Amasse um pouco de fermento de padeiro com leite morno e alguma farinha. Faça uma bola, dê dois golpes em cruz e deixe aumentar de volume - a cruz tem que ser feita sem hesitações ou o raio da bola não cresce! Ponha aí umas 500 gramas de farinha num recipiente, abra uma cavidade ao centro, adicione 5 colheres de sopa de margarina, não mais que 6 colheres de açúcar, raspa da casca de uma laranja e, amasse tudo muito bem. Junte depois o fermento, 3 ovos, um a um, e o sal, e continue a amassar até que a massa se descole do recipiente. Se for necessário polvilhe um pouco com farinha. Forme uma bola e deixe levedar em lugar aquecido e tapado até que esta duplique de volume. Corte pequenas porções de massa, dê a forma de pequenas bolas e coloque-as, intervaladas, sobre a mesa polvilhada de farinha. Deixe levedar novamente até duplicarem de volume. Depois frite-as em bastante óleo, virando-as de vez em quando para fritarem por igual - atenção que o lume tem que estar no mínimo! Quando as bolas estiverem louras, retire-as, deixe-as escorrer sobre papel absorvente e, enquanto quentes, passe-as por açúcar misturado com canela. Não invente mais nada!, a canela já é mariquice a mais para uma verdadeira bola de berlim. Por fim, com uma faca bem afiada ou uma tesoura, faça uma abertura, e recheie, com ajuda de uma colher, com creme de pasteleiro.

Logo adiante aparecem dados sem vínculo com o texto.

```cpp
// ... 25 lines not shown
    Cnt c;
    if (COUNT) c.zero();
    const uint32_t n_heavy = st.fresh && st.heavy_list ? *st.heavy_n : 0u;
    const uint32_t n = st.fresh ? n_heavy + st.fresh_n : st.counts[6 + q];
    const int limit = fr.max_depth > 0 ? fr.max_depth : RT_WATCHDOG_BOUNCES;
    const int lane = __lane_id();
    if (lane == 0) {
        unsigned long long *const ret_word = reinterpret_cast<unsigned long long *>(st.ret_ctr);
        if (st.fin_live && !(__hip_atomic_load(st.fin_live, __ATOMIC_RELAXED, __HIP_MEMORY_SCOPE_AGENT) & WF_FIN_STARTED))
            __hip_atomic_fetch_or(st.fin_live, WF_FIN_STARTED, __ATOMIC_RELAXED, __HIP_MEMORY_SCOPE_AGENT);
        if (st.long_return)
            __hip_atomic_fetch_add(ret_word, 1ull << 32, __ATOMIC_RELAXED, __HIP_MEMORY_SCOPE_AGENT);
        if (st.span) atomicMin(st.span, __builtin_amdgcn_s_memrealtime());
        if (st.long_log && blockIdx.x == 0 && threadIdx.x == 0) st.long_log[0] = __builtin_amdgcn_s_memrealtime();
    }
#if WF_NEE_LDS
    __shared__ float s_nee[10 * WF_BLOCK];
    PathRegsL p;
    p.rp.w = s_nee + wbase;
    p.cont.w = s_nee + 3 * WF_BLOCK + wbase;
    p.snorm.w = s_nee + 6 * WF_BLOCK + wbase;
    p.light.w = reinterpret_cast<int *>(s_nee + 9 * WF_BLOCK) + wbase;
#else
    PathRegs p;
#endif
    p.slot = 0;
    p.ro = p.rd = rt_v3(0, 0, 0);
    bool active = false, exhausted = false;
    bool rel = false;
    unsigned long long idle_since = 0;
    uint32_t quiet_trips = 0;
    uint32_t idle_trips = 0;
    bool seated = false;
#if WF_BVH_PARK
    __shared__ uint32_t s_pk_cur[WF_BLOCK];
    __shared__ int s_pk_sp[WF_BLOCK];
    __shared__ float s_pk_best[WF_BLOCK];
    __shared__ int s_pk_tk[WF_BLOCK];
    int parked = RT_PARK_DONE;
#endif
    while (true) {
        while (st.fresh && __any(rel)) {
            if (rel) {
                WfCold &cs = WF_COLD(st);
                uint32_t x = RT_PX_BUSY;
                if (__hip_atomic_compare_exchange_strong(cs.pxo + p.slot, &x, 0u, __ATOMIC_RELAXED, __ATOMIC_RELAXED,
                                                         __HIP_MEMORY_SCOPE_AGENT)) {
                    rel = false;
                } else {
                    x = __hip_atomic_exchange(cs.pxo + p.slot, RT_PX_BUSY, __ATOMIC_RELAXED, __HIP_MEMORY_SCOPE_AGENT);
                    const uint32_t owed = x & RT_PX_PASSES;
                    __hip_atomic_fetch_max(cs.ret_ctr + 5, owed, __ATOMIC_RELAXED, __HIP_MEMORY_SCOPE_AGENT);
                    __hip_atomic_fetch_add(cs.ret_ctr + 6, 1u, __ATOMIC_RELAXED, __HIP_MEMORY_SCOPE_AGENT);
                    const RtDevFrame cf = WF_COLD_FRAME(fr);
                    atomicAdd(cf.dev_stats + RT_DEV_OWED_PIXELS, 1ull);
                    atomicAdd(cf.dev_stats + RT_DEV_OWED_PASSES, (unsigned long long)owed);
                    p.passes_left = (int)owed;
                    const Vec3D fb = cf.fb[p.slot];
                    const float sq = cf.sq[p.slot];
                    const int count = cf.count[p.slot];
                    if (start_sample<COUNT>(cf, WF_COLD_CAM(cam), (int)p.slot, p.passes_left, p.rng, fb, sq, count, p.ro, p.rd,
                                            c)) {
                        begin_path(p);
                        rel = false;
                        active = true;
                    }
                }
            }
        }
        if (st.long_return) {
            const bool chained = st.linger == 0ull;
            const bool idle = !active && !(chained && exhausted);
            const unsigned long long im = __ballot(idle);
// ... 152 lines not shown
                if (idle_since == 0) idle_since = __builtin_amdgcn_s_memrealtime();
                if (__hip_atomic_load(cs.long_ctr + 3, __ATOMIC_RELAXED, __HIP_MEMORY_SCOPE_AGENT) == 0u)
                    ++quiet_trips;
                else
                    quiet_trips = 0;
                ++idle_trips;
                bool out = quiet_trips < WF_FIN_QUIET_TRIPS && idle_trips < WF_FIN_LINGER_TRIPS &&
                           __hip_atomic_load(cs.ret_ctr + 3, __ATOMIC_RELAXED, __HIP_MEMORY_SCOPE_AGENT) != 0u;
                if (out && !seated) {
                    if (__hip_atomic_fetch_add(cs.ret_ctr + 4, 1u, __ATOMIC_RELAXED, __HIP_MEMORY_SCOPE_AGENT) <
                        WF_FIN_LINGER_WAVES)
                        seated = true;
                    else
                        out = false;
                }
                unsigned long long w = __hip_atomic_load(ret_word, __ATOMIC_RELAXED, __HIP_MEMORY_SCOPE_AGENT);
                const uint32_t cl = __hip_atomic_load(ret_claimed, __ATOMIC_RELAXED, __HIP_MEMORY_SCOPE_AGENT);
                if ((uint32_t)w == cl &&
                    (!out || __builtin_amdgcn_s_memrealtime() - idle_since > st.linger) &&
                    __hip_atomic_compare_exchange_strong(ret_word, &w, w - (1ull << 32), __ATOMIC_RELAXED,
                                                         __ATOMIC_RELAXED, __HIP_MEMORY_SCOPE_AGENT)) {
                    leave = 1;
                    if (out) atomicAdd(WF_COLD_FRAME(fr).dev_stats + RT_DEV_LINGER_EXP, 1ull);
                }
            }
            if (__shfl(leave, 0)) break;
            __builtin_amdgcn_s_sleep(8);
            continue;
        }
        idle_since = 0;
        quiet_trips = 0;
        idle_trips = 0;
        bool to_long = false;
#if WF_BVH_PARK && RT_KD_CERT
        const unsigned long long kd_pend = __ballot(active && parked == RT_PARK_KD);
        const bool run_kd = kd_pend != 0ull && (__popcll(kd_pend) >= WF_KD_PEND_MIN ||
                                                __ballot(active && parked != RT_PARK_KD) == 0ull);
        if (active && (parked != RT_PARK_KD || run_kd)) {
#else
        if (active) {
#endif
            float bx = 0.0f, by = 0.0f, bz = 0.0f;
#if WF_BVH_PARK
            int hit;
            BvhPark pk{0u, 0, 0.0f, -1};
            if (parked != RT_PARK_DONE) pk = BvhPark{s_pk_cur[tid], s_pk_sp[tid], s_pk_best[tid], s_pk_tk[tid]};
            parked = trace_bvh_park<COUNT>(sc, p.ro, p.rd, hit, bx, by, bz, stk, c, WF_BVH_PARK, parked, true, pk);
            const bool done = parked == RT_PARK_DONE;
            if (!done) {
                s_pk_cur[tid] = pk.cur;
                s_pk_sp[tid] = pk.sp;
                s_pk_best[tid] = pk.best;
                s_pk_tk[tid] = pk.tk;
            }
#else
            const int hit = trace_bvh<COUNT>(sc, p.ro, p.rd, bx, by, bz, stk, c);
            const bool done = true;
#endif
            if (!COUNT && st.chk && done) {
                uint32_t h = p.slot * 0x9E3779B1u ^ (uint32_t)p.passes_left * 0x85EBCA77u ^
                             (uint32_t)p.depth * 0xC2B2AE3Du ^ (p.shadow ? 0x27D4EB2Fu : 0u);
                h ^= h >> 15;
                h *= 0x2C1B3C6Du;
                h ^= h >> 12;
                const bool rec = (h & st.chk_mask) == 0u;
                if (__any(rec)) {
                    WfCold &cs = WF_COLD(st);
                    const uint32_t i = wave_append(cs.chk_ctr, rec);
                    if (rec && i < cs.chk_cap) {
                        cs.chk[3 * (size_t)i] =
                            RtF4{p.ro.x, p.ro.y, p.ro.z, __int_as_float(cs.chk_fault ? (hit >= 0 ? hit ^ 1 : 0) : hit)};
                        cs.chk[3 * (size_t)i + 1] = RtF4{p.rd.x, p.rd.y, p.rd.z, bx};
                        cs.chk[3 * (size_t)i + 2] = RtF4{by, bz, 0.0f, 0.0f};
                    }
                }
            }
            if (done) {
                const RtDevFrame cf = WF_COLD_FRAME(fr);
                const bool want = shade_step<COUNT>(sc, cf, WF_COLD_CAM(cam), p, hit, bx, by, bz, limit, c);
                to_long = want && st.long_depth > 0 && p.depth > st.long_depth;
                if (!want || to_long) store_regs(WF_COLD(st), cf, p);
                if (!want) {
                    active = false;
                    rel = st.fresh != 0;
                }
            }
        }
        if (__any(to_long)) {
            WfCold &cs = WF_COLD(st);
            if (publish_long_capped(cs, to_long, p.slot, p.ro, p.rd) && to_long) {
                active = false;
                if (cs.heavy) {
                    const uint8_t h = cs.heavy[p.slot];
                    if (h < 255) cs.heavy[p.slot] = (uint8_t)(h + 1);
                }
            }
        }
    }
    if (COUNT) {
        flush_counters(c, fr.counters);
        flush_cert_counters(c, fr.dev_stats);
    }
    WfCold &ce = WF_COLD(st);
    if (ce.span && lane == 0) atomicMax(ce.span + 1, __builtin_amdgcn_s_memrealtime());
// ... 192 lines not shown
```

### isaklm-raytracer_amd/csrc/wf_state.h

```cpp
#pragma once

#define WF_BLOCK 256
#ifndef WF_TBLOCK
#define WF_TBLOCK 256
#endif
static_assert(WF_BLOCK % WF_TBLOCK == 0 && WF_TBLOCK % 64 == 0, "WF_TBLOCK must divide WF_BLOCK in whole waves");
#ifndef WF_SHADE_PRIO
#define WF_SHADE_PRIO 3
#endif
#ifndef WF_SHADE_WAVES
#define WF_SHADE_WAVES 6
#endif
#ifndef WF_LONG_WAVES
#define WF_LONG_WAVES 4
#endif
#ifndef WF_LONG_PRIO
#define WF_LONG_PRIO 3
#endif
#ifndef WF_FIN_LINGER
#define WF_FIN_LINGER 100000000ull
#endif
#ifndef WF_FIN_LINGER_WAVES
#define WF_FIN_LINGER_WAVES 256u
#endif
#ifndef WF_HEAVY_FIRST
#define WF_HEAVY_FIRST 1
#endif
#define WF_HEAVY_BLOCKS 256
#ifndef WF_HEAVY_SPLIT
#define WF_HEAVY_SPLIT 4
#endif
#ifndef WF_FIN_QUIET_TRIPS
#define WF_FIN_QUIET_TRIPS 4096u
#endif
#define WF_FIN_LINGER_TRIPS 1000000u
#ifndef WF_FIN_OCC
#define WF_FIN_OCC 1
#endif
#ifndef WF_TAIL_PRIO
#define WF_TAIL_PRIO 2
#endif
#ifndef WF_LDS_STACK
#define WF_LDS_STACK 8
#endif
#ifndef WF_TRACE_WAVES
#define WF_TRACE_WAVES 6
#endif
#ifndef WF_BVH_LDS
#define WF_BVH_LDS 10
#endif
#ifndef WF_CHECK_BLOCKS
#define WF_CHECK_BLOCKS 256
#endif
#ifndef WF_BVH_PARK
#define WF_BVH_PARK 6
#endif
#ifndef WF_KD_PEND_MIN
#define WF_KD_PEND_MIN 4
#endif
#ifndef WF_FIN_BVH_WAVES
#define WF_FIN_BVH_WAVES 4
#endif
#ifndef WF_NEE_LDS
#define WF_NEE_LDS 1
#endif
#ifndef WF_FIN_SMALL_WAVES
#define WF_FIN_SMALL_WAVES 3
#endif
#define WF_SPILL_ENTRIES \
    ((RT_STACK_DEPTH - WF_LDS_STACK) > (RT_BVH_STACK - WF_BVH_LDS) ? (RT_STACK_DEPTH - WF_LDS_STACK) \
                                                                    : (RT_BVH_STACK - WF_BVH_LDS))
#define WF_TAIL_DEFAULT 65536u
#define WF_FINISH_WAVES_DEFAULT 2048u
#define WF_FINISH_WAVES_SMALL 512u
#define WF_DESCENT_CAP_DEFAULT 5
#define WF_POSTPONE_DEFAULT 20
#define WF_TIMELINE_LAUNCHES 4096
#define WF_WIDE_TAIL_LANES 32
#define WF_FIN_WIDE_MIN_ENTRIES (1 << 18)
#define WF_MAX_PIPES 6
#define WF_PIPES_DEFAULT 3
#ifndef WF_LONG_DEPTH_DEFAULT
#define WF_LONG_DEPTH_DEFAULT 64
#endif
#define WF_LONG_DEPTH_MIN 16
#define WF_COALESCE_DEFAULT 256
#ifndef WF_LONG_BLOCKS
#define WF_LONG_BLOCKS 64
#endif
// ... 187 lines not shown
```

Como se pode verificar pelo receituário anterior, isto não é nada fácil! É mesmo por isso que afirmo, sem intenção alguma de cortar na casaca às bolas de berlim feitas em Berlim, que as verdadeiras bolas de berlim são as que nos fazem as confeitarias do Minho português. Quem já provou uma bola de berlim feita numa destas confeitarias quase que considera um sacrilégio chamarem de bolas de berlim às bolas de berlim de Berlim. As bolas de berlim minhotas são muito mais bolas de berlim que as bolas de berlim de Berlim.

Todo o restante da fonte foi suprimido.